Introduction
The autonomic nervous system (ANS) controls involuntary functions of the body such as heart rate, digestion, breathing, glandular secretion and smooth muscle activity. Drugs acting on the ANS are widely used in clinical practice for conditions like asthma, hypertension, shock, glaucoma and digestive disorders. Understanding the basic organisation of ANS helps in learning how these drugs work.
Divisions of the ANS
The ANS has two major divisions:
- Sympathetic nervous system (SNS)
- Parasympathetic nervous system (PNS)
Both systems work together to maintain balance (homeostasis). The sympathetic system prepares the body for emergencies (“fight or flight”), while the parasympathetic system maintains normal daily functions (“rest and digest”).
Sympathetic Nervous System
Sympathetic nerves originate from the thoracic and lumbar regions of the spinal cord. They supply the heart, lungs, blood vessels, glands and smooth muscles.
Key Features
- Pre-ganglionic nerve fibres are short.
- Post-ganglionic fibres are long.
- Main neurotransmitters: acetylcholine (ACh) at the ganglia and noradrenaline (NA) at the target organs.
Important Receptors
- Alpha receptors: involved in blood vessel contraction and pupil dilatation.
- Beta receptors: control heart rate, bronchodilatation and metabolic effects.
Physiological Actions
- Heart rate and blood pressure increase.
- Bronchi dilate.
- Pupils dilate.
- Blood diverted to muscles.
- Gastrointestinal activity decreases.
Parasympathetic Nervous System
Parasympathetic nerves arise mainly from the cranial nerves (especially vagus nerve) and sacral spinal cord.
Key Features
- Pre-ganglionic fibres are long and reach close to organs.

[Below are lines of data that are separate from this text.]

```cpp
template <int WIN>
__global__ __launch_bounds__(kMrfBX* kMrfBY) void mrf_fast_kernel(MrfFastDev a)
{
    constexpr int R = WIN / 2, NT = kMrfBX * kMrfBY, TW = kMrfBX * kMrfPX, TH = kMrfBY;
    constexpr int LW = TW + 2 * R, LH = TH + 2 * R;
    constexpr uint32_t kMagicM = 0x4B000000u, kOffM = 1u << 18, kInvalidM = 0xFF000000u;
    constexpr float kBiasM = 8388608.0f + 262144.0f;
    __shared__ __attribute__((aligned(8))) float s_d[LH * LW];
    __shared__ __attribute__((aligned(8))) uint32_t s_c[LH * LW];
    __shared__ __attribute__((aligned(8))) uint32_t s_n[LH * LW];

    const size_t frame = (size_t)blockIdx.z * a.width * a.height;
    const float* __restrict__ depth = a.depth + frame;
    const uint8_t* __restrict__ bgr = a.bgr + frame * 3;
    const int x0 = blockIdx.x * TW, y0 = blockIdx.y * TH;
    const int tid = threadIdx.x;
    for (int i = tid; i < LW * LH; i += NT) {
        const int ly = i / LW, lx = i - ly * LW;
        const int gx = x0 + lx - R, gy = y0 + ly - R;
        float d = 0.0f;
        uint32_t c = 0;
        if (gx >= 0 && gx < a.width && gy >= 0 && gy < a.height) {
            const size_t q = (size_t)gy * a.width + gx;
            d = depth[q];
            c = load_bgrx(bgr, q);
        }
        const bool valid = d > 50.0f;
        s_d[i] = valid ? d : 0.0f;
        s_c[i] = c;
        s_n[i] = valid ? (kMagicM + kOffM) - __builtin_amdgcn_udot4(c, c, 0u, false) : kInvalidM;
    }
    __syncthreads();

    const int tx = tid % kMrfBX, ty = tid / kMrfBX;
    const int xb = x0 + tx * kMrfPX, y = y0 + ty;
    if (xb >= a.width || y >= a.height) return;
    static_assert(kMrfPX == 2 && LW % 2 == 0, "pair geometry");
    constexpr int SEGP = 1 + R;
    uint32_t cc[2];
    f2 negC, num = {0.0f, 0.0f}, den = {0.0f, 0.0f};
#pragma unroll
    for (int k = 0; k < 2; k++) {
        cc[k] = s_c[(ty + R) * LW + tx * 2 + R + k];
        negC[k] = -(kBiasM + (float)__builtin_amdgcn_udot4(cc[k], cc[k], 0u, false));
    }
    const f2 kc2 = {a.kc, a.kc}, lsm2 = {a.lsm, a.lsm};
#pragma unroll
    for (int i = 0; i < WIN; i++) {
        f2 dp[SEGP];
        uint2 cp[SEGP], np[SEGP];
#pragma unroll
        for (int m = 0; m < SEGP; m++) {
            const int li = (ty + i) * LW + tx * 2 + 2 * m;
            dp[m] = *reinterpret_cast<const f2*>(&s_d[li]);
            cp[m] = *reinterpret_cast<const uint2*>(&s_c[li]);
            np[m] = *reinterpret_cast<const uint2*>(&s_n[li]);
        }
#pragma unroll
        for (int u = 0; u < WIN; u++) {
            uint32_t c0, c1, n0, n1;
            pair_unit_pick(cp, WIN, u, 0, c0, c1);
            pair_unit_pick(np, WIN, u, 0, n0, n1);
            const f2 dq = pair_unit_pick(dp, WIN, u);
            const uint32_t u0 = (__builtin_amdgcn_udot4(c0, cc[0], 0u, false) << 1) + n0;
            const uint32_t u1 = (__builtin_amdgcn_udot4(c1, cc[1], 0u, false) << 1) + n1;
            const f2 ncd = f2{__uint_as_float(u0), __uint_as_float(u1)} + negC;
            const f2 arg = __builtin_elementwise_fma(ncd, kc2, lsm2);
            const f2 f = {__builtin_amdgcn_exp2f(arg.x), __builtin_amdgcn_exp2f(arg.y)};
            num = __builtin_elementwise_fma(dq, f, num);
            den = den + f;
        }
    }
    float* __restrict__ o = a.out + frame + (size_t)y * a.width + xb;
#pragma unroll
    for (int k = 0; k < kMrfPX; k++)
        if (xb + k < a.width) {
            const float n = __builtin_fmaf(num[k], a.unscale, depth[(size_t)y * a.width + xb + k]);
            const float d = __builtin_fmaf(den[k], a.unscale, 1.0f);
            o[k] = (d == 0.0f) ? 0.0f : n / d;
        }
}

int launch_mrf(const MrfLaunch& a, hipStream_t s)
{
    if (a.window == 5 && a.color_sigma > 0.0f && a.smooth_sigma >= 0.0f && a.color_sigma < 1.0e30f && a.smooth_sigma < 1.0e30f) {
        MrfFastDev f;
        f.depth = a.depth; f.bgr = a.bgr; f.out = a.out; f.width = a.width; f.height = a.height;
        f.kc = (float)((double)a.color_sigma * 1.4426950408889634);
        const double lsm = a.smooth_sigma == 0.0f ? -INFINITY : std::log2((double)a.smooth_sigma);
        const int off = lsm + 32.0 < 120.0 ? 32 : 0;
        f.lsm = (float)(lsm + off);
        f.unscale = (float)std::ldexp(1.0, -off);
        dim3 fgrid(ceil_div(a.width, kMrfBX * kMrfPX), ceil_div(a.height, kMrfBY), a.n);
        hipLaunchKernelGGL(mrf_fast_kernel<5>, fgrid, dim3(kMrfBX * kMrfBY), 0, s, f);
        KDE_HIP_TRY(hipGetLastError());
        return KDE_OK;
    }
    MrfDev d{a.depth, a.bgr, a.out, a.width, a.height, a.window, a.color_sigma, a.smooth_sigma};
    const int R = a.window / 2;
    const size_t lds = (size_t)(kTileX + 2 * R) * (kTileY + 2 * R) * 8;
    dim3 grid(ceil_div(a.width, kTileX), ceil_div(a.height, kTileY), a.n);
    hipLaunchKernelGGL(mrf_kernel, grid, dim3(kThreads), lds, s, d);
    KDE_HIP_TRY(hipGetLastError());
    return KDE_OK;
}

}
```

- Post-ganglionic fibres are short.
- Main neurotransmitter: acetylcholine at both ganglia and effector organs.
Important Receptors
- Muscarinic receptors (M1–M5): present on smooth muscles, glands and heart.
- Nicotinic receptors: present at ganglia and neuromuscular junction.
Physiological Actions
- Heart rate decreases.
- Bronchi constrict.
- Pupils constrict.
- Digestion and glandular secretion increase.
Neurotransmission in the ANS
Communication in the ANS occurs through chemical messengers called neurotransmitters.
Cholinergic Transmission (ACh)
- Released from pre-ganglionic fibres of both SNS and PNS.
- Acts at muscarinic and nicotinic receptors.
Adrenergic Transmission (NA/Adrenaline)
- Released by sympathetic post-ganglionic fibres.
- Acts on alpha and beta receptors.
How Drugs Act on the ANS
Drugs acting on ANS target neurotransmitters or their receptors. They either mimic or block normal autonomic activity.
1. Cholinergic Drugs (Parasympathomimetics)
These drugs increase the action of the parasympathetic system.
Effects
- Decrease heart rate
- Increase salivation and digestion
- Constrict pupils
Examples
- Pilocarpine – used in glaucoma.
- Neostigmine – increases muscle strength in myasthenia gravis.
2. Anticholinergic Drugs (Parasympatholytics)
These drugs block the action of acetylcholine.
Effects
- Increase heart rate
- Reduce secretions
- Cause pupil dilation
- Relax smooth muscles
Examples
- Atropine – used for bradycardia.
- Ipratropium – used in asthma.
3. Adrenergic Drugs (Sympathomimetics)
These drugs mimic the sympathetic system.
Effects
- Increase heart rate and blood pressure
- Dilate bronchi
- Increase blood glucose
Examples
- Adrenaline – used in anaphylaxis.
- Salbutamol – used in asthma.
4. Adrenergic Blockers (Sympatholytics)
These drugs block sympathetic activity.
Types
- Alpha-blockers: prazosin (used in hypertension).
- Beta-blockers: propranolol, atenolol (used in hypertension, angina).
Clinical Importance of ANS Drugs
Drugs acting on ANS are important in many clinical conditions:
- Asthma – bronchodilators like salbutamol.
- Hypertension – beta-blockers and alpha-blockers.
- Glaucoma – pilocarpine, beta-blockers.
- Shock and cardiac arrest – adrenaline.
- Pre-anaesthetic medication – atropine.